第三の段階は忍である。忍とは安住を意味し、空義に安住し五蘊の無常性を忍可する段階であるが、未だ真の証得ではない。証拠不充分で内心の考量不足の為、其の理を真に確認できず、只内心が躁動せず比較的安分である。証拠を求め五蘊身心の実質を現量観察する努力を続ける。此時身心の覚受は益々軽安となり、喜びが増し、禅定は向上し、智慧は深細・敏速化し、空の念は堅固となるが、未だ捨に住せず捨覚分は無い。
捨覚分が成就する時、内心の我という思想観念を捨て去り、内心空空となり五蘊空無常の観念が確立し、証拠が充分となり内心完全に五蘊空無我を認可する。第四段階の世第一法が成就し我見を断除し初果を証得する。

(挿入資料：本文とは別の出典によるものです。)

gmrf_status gmrf_bt_destroy(gmrf_handle* h) {
    if (!h) return GMRF_OK;
    (void)hipSetDevice(h->device);
    tw_free(h);
    (void)hipStreamSynchronize(h->stream);
    persist_release(h);
    destroy_graphs(h);
    free_dev(h->d_keys); free_dev(h->d_vals); free_dev(h->d_src); free_dev(h->d_nz_stage);
    free_dev(h->d_lo_rowptr); free_dev(h->d_dg_rowptr); free_dev(h->d_kst); free_dev(h->d_mend);
    free_dev(h->d_bxt_uptr); free_dev(h->d_bxt_ucols); free_dev(h->d_bxt_lidx); free_dev(h->d_bxt_gtiles);
    if (!h->external_storage) { free_dev(h->d_L); free_dev(h->d_C); free_dev(h->d_Linv); }
    else if (!h->keep_l) free_dev(h->d_L);
    free_dev(h->d_S); free_dev(h->d_B); free_dev(h->d_T); free_dev(h->d_W);
    free_dev(h->d_sweep_flags); free_dev(h->d_Tsw); free_dev(h->d_P2); free_dev(h->d_Y2); free_dev(h->d_T2);
    if (h->h_sweep_abort) { (void)hipHostFree(h->h_sweep_abort); h->h_sweep_abort = nullptr; }
    free_dev(h->d_dout); free_dev(h->d_info); free_dev(h->d_logdet); free_dev(h->d_pflags); free_dev(h->d_kbx); free_dev(h->d_V);
    free_dev(h->d_P); free_dev(h->d_Y); free_dev(h->d_Tp);
    free_dev(h->d_stage); h->mean_arena.release(); free_dev(h->d_acc);
    free_dev(h->d_ft); free_dev(h->d_fy);
    free_dev(h->d_sel_src); free_dev(h->d_sel_slot); free_dev(h->d_sig); free_dev(h->d_dv);
    for (auto e : h->ev_pool) (void)hipEventDestroy(e);
    if (h->ev0) (void)hipEventDestroy(h->ev0);
    if (h->ev1) (void)hipEventDestroy(h->ev1);
    for (auto e : h->fork_events) (void)hipEventDestroy(e);
    if (h->aux) (void)hipStreamDestroy(h->aux);
    if (h->own_stream) (void)hipStreamDestroy(h->stream);
    delete h;
    return GMRF_OK;
}

gmrf_status gmrf_bt_set_batch(gmrf_handle* h, int64_t batch) {
    if (!h || batch < 1 || batch > 4096) return bad_shape("batch must be in [1, 4096]");
    if (batch != 1) GCHK(tw_refuse(h, "gmrf_bt_set_batch (batch > 1)"));
    if (batch != h->B) {
        HIPCHK(hipSetDevice(h->device));
        HIPCHK(hipStreamSynchronize(h->stream));
        destroy_graphs(h);
        h->B = batch;
        h->sel = 0;
        h->factored = false;
        release_shape_buffers(h);
        if (h->n > 0) (void)set_shape(h, h->n, h->N);
    }
    return GMRF_OK;
}

gmrf_status gmrf_bt_select_problem(gmrf_handle* h, int64_t p) {
    if (!h || p < 0 || p >= h->B) return bad_shape("problem index out of range");
    h->sel = p;
    return GMRF_OK;
}

gmrf_status gmrf_bt_set_profiling(gmrf_handle* h, int32_t level) {
    if (!h) return bad_shape("null handle");
    h->profiling = level;
    if (h->tw)
        for (gmrf_handle* s : {h->tw->top, h->tw->bot}) if (s) GCHK(gmrf_bt_set_profiling(s, level));
    if (level > 0 && h->events.empty()) h->gemm_shapes.clear();
    for (int i = 0; i < GMRF_KERNEL_CLASSES; ++i) { h->stats.kernel_ms[i] = h->stats.kernel_work[i] = 0; h->stats.kernel_launches[i] = 0; }
    return GMRF_OK;
}

gmrf_status gmrf_bt_set_eager(gmrf_handle* h, int32_t eager) {
    if (!h) return bad_shape("null handle");
    if (((eager & 2) != 0) != h->split_step) { destroy_graphs(h); h->split_step = (eager & 2) != 0; }
    if (((eager & 4) != 0) != h->sweep_no_gemm) { destroy_graphs(h); h->sweep_no_gemm = (eager & 4) != 0; }
    if (((eager & 8) != 0) != h->dense_g1) { destroy_graphs(h); h->dense_g1 = (eager & 8) != 0; }
    if (((eager & 16) != 0) != h->fork_graph) { destroy_graphs(h); h->fork_graph = (eager & 16) != 0; }
    h->no_staircase = (eager & 32) != 0;
    if (((eager & 128) != 0) != h->doubling_x) { destroy_graphs(h); h->doubling_x = (eager & 128) != 0; }
    if (((eager & 256) != 0) != h->no_lookahead) { destroy_graphs(h); h->no_lookahead = (eager & 256) != 0; }
    if (((eager & 4096) != 0) != h->no_xsplit) { destroy_graphs(h); h->no_xsplit = (eager & 4096) != 0; }
    if (((eager & 8192) != 0) != h->no_persist) { destroy_graphs(h); h->no_persist = (eager & 8192) != 0; }
    if (((eager & 32768) != 0) != h->no_persist_panels) { destroy_graphs(h); h->no_persist_panels = (eager & 32768) != 0; }
    if (((eager & 65536) != 0) != h->no_sweep_persist) { destroy_graphs(h); h->no_sweep_persist = (eager & 65536) != 0; }
    if (((eager & 131072) != 0) != h->no_scatter_fold) { destroy_graphs(h); h->no_scatter_fold = (eager & 131072) != 0; }
    h->no_fused_posterior = (eager & 262144) != 0;
    h->no_factor_fwd = (eager & 524288) != 0;
    if (((eager & 1048576) != 0) != h->no_grouped_gemm) { destroy_graphs(h); h->no_grouped_gemm = (eager & 1048576) != 0; }
    if (eager != h->eager_bits) h->fy_for = nullptr;
    h->eager = (eager & 1) != 0;
    h->eager_bits = eager;
    if (h->tw)
        for (gmrf_handle* s : {h->tw->top, h->tw->bot})
            if (s) {
                GCHK(gmrf_bt_set_eager(s, eager));
                if (h->tw->bot) s->no_sweep_persist = true;
            }
    return GMRF_OK;
}

gmrf_status gmrf_bt_synchronize(gmrf_handle* h) {
    if (!h) return bad_shape("null handle");
    HIPCHK(hipStreamSynchronize(h->stream));
    if (tw_on(h)) HIPCHK(hipStreamSynchronize(h->tw->bot->stream));
    return GMRF_OK;
}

観行過程において身心が不断に変化する理由は、意識の勝解を通じ意根が四聖諦法を漸次体認し、従前の観念と相反し旧来の認知を覆す為である。意根が新大陸を発見すれば、身心に相応の変化と反応を促す。故に我見を断ち五蘊無我を証得するのは、必ず意根による証得である。
七、戒律保持は我見断ちに資する
色身を我と見做す我見には如何なる現れがあるか?現実生活において如何なる面の薫染が身見を増長するか?身見断ち難き原因は何か?前世に身見を断った者が現世で再び仏法に遇えば速やかに身見を断てる理由は?此等の現象を悉く抽出し、色身への愛着を少しずつ降伏させれば身見断ちは速やかになる。色身への一切の保護維持は悉く身見に起因する。色身に対し如何なる面の保護と愛着が存在するか?

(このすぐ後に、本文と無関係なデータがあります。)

def shell_ex(kind, what, coords, elements, factors=None, D=None, disp=None, device="cuda:0", dtype=torch.float32):
    dev = cuda_device(device)
    x, conn = real(coords, dev, dtype), index(elements, dev)
    nen = _NEN[kind]
    M, nd = conn.shape[0], 6 * nen
    factors = factors if factors is not None else [[1.0, 1.0, 1.0, 1.0, 1.0]]
    nq = len(factors)
    shape = {0: (M, 3, 3), 1: (M, 2, 2), 2: (M, nen, 2), 3: (M, 6, nd), 4: (M, nd, nd), 5: (M, nd, nd, nq), 7: (M, 6, nd),
             8: (M, 6, nd, nq), 9: (M, 6)}[what]
    out = torch.empty(shape, device=dev, dtype=dtype)
    u = real(disp, dev, dtype) if disp is not None else None
    if what == 9 and (u is None or u.dim() != 2 or u.shape[1] != 6 or u.shape[0] != x.shape[0]):
        raise ValueError("shell stress needs the displacement as [N,6] (one row per node of coords)")
    flat = [v for row in factors for v in row]
    Dh = _host_doubles([float(v) for v in D.reshape(-1).tolist()]) if D is not None else None
    with torch.cuda.device(dev):
        check(lib.femb_shell_ex(kind, what, _p(x), _fp(x), _p(conn), _fp(conn), M, _host_doubles(flat), nq, Dh, _p(u), _p(out), _stream(dev)),
              "femb_shell_ex")
    return out


def shell_normal(coords, elements, device="cuda:0"):
    dev = cuda_device(device)
    x = torch.as_tensor(coords)
    x = real(x, dev, x.dtype if x.dtype in (torch.float32, torch.float64) else torch.float32)
    conn = index(elements, dev)
    out = torch.empty((conn.shape[0], 3), device=dev, dtype=x.dtype)
    with torch.cuda.device(dev):
        check(lib.femb_shell_normal(_p(x), _fp(x), _p(conn), _fp(conn), conn.shape[0], conn.shape[1], _p(out), _stream(dev)), "femb_shell_normal")
    return out


def shell_rotate_K(K, unit):
    dev = K.device
    K = real(K, dev, torch.float64)
    R = real(unit, dev, torch.float64)
    M, nd, _ = K.shape
    if tuple(R.shape) != (M, 3, 3):
        raise ValueError(f"unit must be [M,3,3], got {tuple(R.shape)}")
    out = torch.empty_like(K)
    with torch.cuda.device(dev):
        check(lib.femb_shell_rotate_operator(_p(K), _p(R), 8, M, nd, _p(out), _stream(dev)), "femb_shell_rotate_operator")
    return out


def shell_local_coordinates(coords, elements, unit, device="cuda:0", dtype=torch.float32):
    dev = cuda_device(device)
    x, conn = real(coords, dev, dtype), index(elements, dev)
    R = real(unit, dev, dtype)
    M, nen = conn.shape
    if tuple(R.shape) != (M, 3, 3):
        raise ValueError(f"unit must be [M,3,3], got {tuple(R.shape)}")
    out = torch.empty((M, nen, 3), device=dev, dtype=dtype)
    with torch.cuda.device(dev):
        check(lib.femb_shell_local_coordinates(_p(x), _fp(x), _p(conn), _fp(conn), M, nen, _p(R), _p(out), _stream(dev)),
              "femb_shell_local_coordinates")
    return out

出家者の戒律を考察すれば、仏陀が何故それ程詳細な戒律を制定したか理解できる。全て身見我見を降伏させる為である。或る者は此の理を解せず、戒律が自らを拘束すると嫌って受戒せず。仏陀の戒律を遵守すれば解脱を得られる。小乗の戒律は別解脱戒と称され、一戒を守れば一つの解脱を得る。故に出家修行すれば将来必ず四果阿羅漢を証得し解脱の日を迎える。出家の利点は多く、根本は清浄自在にして解脱に趣向することである。

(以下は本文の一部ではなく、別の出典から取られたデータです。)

__device__ __forceinline__ uint32_t wl_fetch(const WorkList& w) {
  const uint32_t total = w.scan[w.nblk] - w.scan[0];
  const uint32_t x = blockIdx.x & 7u, i = blockIdx.x >> 3;
  const uint32_t c = (i / w.perblk) * 8u + x;
  const uint32_t lo = (uint32_t)(((uint64_t)total * c) / (8u * LCHUNK));
  const uint32_t hi = (uint32_t)(((uint64_t)total * (c + 1u)) / (8u * LCHUNK));
  const uint32_t t = lo + (i % w.perblk) * TPB + threadIdx.x;
  if (t >= hi) return NONE;
  return w.list[t];
}

__device__ __forceinline__ void wl_count(bool isE, bool isB, uint32_t blk, uint32_t* __restrict__ cntE,
                                         uint32_t* __restrict__ cntB) {
  __shared__ unsigned wc[2][TPB / 64];
  const unsigned long long mE = __ballot(isE), mB = __ballot(isB);
  if ((threadIdx.x & 63) == 0) {
    wc[0][threadIdx.x >> 6] = (unsigned)__popcll(mE);
    wc[1][threadIdx.x >> 6] = (unsigned)__popcll(mB);
  }
  __syncthreads();
  if (threadIdx.x == 0) {
    unsigned a = 0, b = 0;
    for (int k = 0; k < TPB / 64; k++) {
      a += wc[0][k];
      b += wc[1][k];
    }
    cntE[blk] = a;
    cntB[blk] = b;
  }
}

__global__ __launch_bounds__(TPB) void k_wl_fill(const uint8_t* __restrict__ flags, CellTab ct, const uint32_t* __restrict__ scanE,
// ... 470 lines not shown
  for_rows<GD>(cc, g, ct, [&](uint32_t s, uint32_t e) {
    if (s >= me) return true;
    if (e > me) e = me;
    for (uint32_t j0 = s; j0 < e; j0 += UNR) {
      float rr[UNR][3];
      bool cand[UNR];
#pragma unroll
      for (int u = 0; u < UNR; u++) {
        const uint32_t jj = min(j0 + u, e - 1);
        cand[u] = (j0 + u < e) && (flags[jj] & F_EXPAND);
        if (GROUPED) cand[u] = cand[u] && sgroup[jj] == myg;
        load_pt32<GD>(sorted32, jj, rr[u]);
      }
#pragma unroll
      for (int u = 0; u < UNR; u++)
        if (first == me && cand[u] && within_scr<GD, METRIC>(qf, rr[u], sc, xs, me, j0 + u, thr)) first = j0 + u;
      if (first != me) return false;
    }
    return true;
  });
  if (first != me) parent[me] = first;
}

__global__ __launch_bounds__(TPB) void k_union_init_list(const uint8_t* __restrict__ flags, uint32_t* __restrict__ parent,
                                                        NbrOut no, WorkList wlE) {
  const uint32_t p = wl_fetch(wlE);
  if (p == NONE) return;
  const int nrec = flags[p] >> 4;
  const uint32_t* li = nbr_list(no, p);
  for (int k = 0; k < nrec; k++) {
    const uint32_t j = li[k];
    if (j < p && (flags[j] & F_EXPAND)) {
      parent[p] = j;
      return;
    }
  }
}

template <int JOIN>
__global__ __launch_bounds__(TPB) void k_flatten0(uint32_t* __restrict__ parent, WorkList wlE,
                                                 const uint8_t* __restrict__ flags, NbrOut no) {
  const uint32_t p = wl_fetch(wlE);
  if (p == NONE) return;
  uint32_t r = (uint32_t)p, x = ld_parent_cached(parent, r);
  if (x == r || JOIN == 2) {
    if (!JOIN) return;
    uint32_t rp = JOIN == 2 ? uf_root(parent, p) : p;
    const int nrec = flags[p] >> 4;
    const uint32_t* li = nbr_list(no, p);
    uint32_t s0 = NONE, s1 = NONE, s2 = NONE;
    for (int k = 0; k < nrec; k++) {
      const uint32_t j = li[k];
      if (!(flags[j] & F_EXPAND)) continue;
      const uint32_t y = ld_parent_cached(parent, j);
      if (y == rp || y == s0 || y == s1 || y == s2) continue;
      const uint32_t ry = uf_root(parent, y);
      const uint32_t rm = uf_root(parent, rp);
      s2 = s1;
      s1 = s0;
      s0 = rp;
      rp = (ry != rm) ? uf_link(parent, rm, ry) : rm;
      if (y != rp) s1 = y;
    }
    return;
  }
  while (x != r) {
    r = x;
    x = ld_parent_cached(parent, r);
  }
  __hip_atomic_store(&parent[p], r, __ATOMIC_RELAXED, __HIP_MEMORY_SCOPE_WAVEFRONT);
}

constexpr uint32_t CHUNK_MIXED = 0xFFFFFFFEu;
constexpr int DENSE_PER_CELL = 16;
__global__ __launch_bounds__(TPB) void k_chunkroot(const uint32_t* __restrict__ parent, CellTab ct,
                                                  uint32_t* __restrict__ chunkroot) {
  const uint32_t nin = *ct.nin;
  const int64_t p = (int64_t)blockIdx.x * TPB + threadIdx.x;
  const uint32_t x = p < nin ? parent[p] : NONE;
  const unsigned long long have = __ballot(x != NONE);
  uint32_t out = NONE;
  if (have) {
    const uint32_t r = (uint32_t)__shfl((int)x, __ffsll((long long)have) - 1, 64);
    out = __ballot(x != NONE && x != r) ? CHUNK_MIXED : r;
  }
  if ((threadIdx.x & 63) == 0) chunkroot[p >> 6] = out;
}

#define VCP_JOIN(x)                                                \
  do {                                                             \
    const uint32_t rx__ = uf_root(parent, (x));                    \
    const uint32_t rm__ = uf_root(parent, rp);                     \
    rp = (rx__ != rm__) ? uf_link(parent, rm__, rx__) : rm__;      \
// ... 74 lines not shown
          if (x2 != rp) {
            const uint32_t rx = uf_root(parent, x2);
            const uint32_t rm = uf_root(parent, rp);
            rp = (rx != rm) ? uf_link(parent, rm, rx) : rm;
          }
          if (x != rp && j != rp) __hip_atomic_store(&parent[j], rp, __ATOMIC_RELAXED, __HIP_MEMORY_SCOPE_WAVEFRONT);
        } else if (q0 == NONE) {
          q0 = x;
        } else if (q1 == NONE) {
          q1 = x;
        } else {
          VCP_FLUSH();
          q0 = x;
        }
      }
    }
  }
  VCP_FLUSH();
  if (rp != me) __hip_atomic_store(&parent[me], rp, __ATOMIC_RELAXED, __HIP_MEMORY_SCOPE_AGENT);
}
#undef VCP_FLUSH
#undef VCP_JOIN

現代人の生活様式は身見断ちを困難にする。生活享受を過度に重視し、快適さのみ求め他を顧みぬ。日常の衣食住行の各面、財色名食睡の各角度から自らの身見を観察すべし。色を見、声を聞き、触を覚え、香を嗅ぎ、味を嘗める面より観察を開始し、此等の面を殊更に重視し色身を過度に気遣い受用を講ずる傾向が強ければ、身見重きと認め調伏策を講ずべし。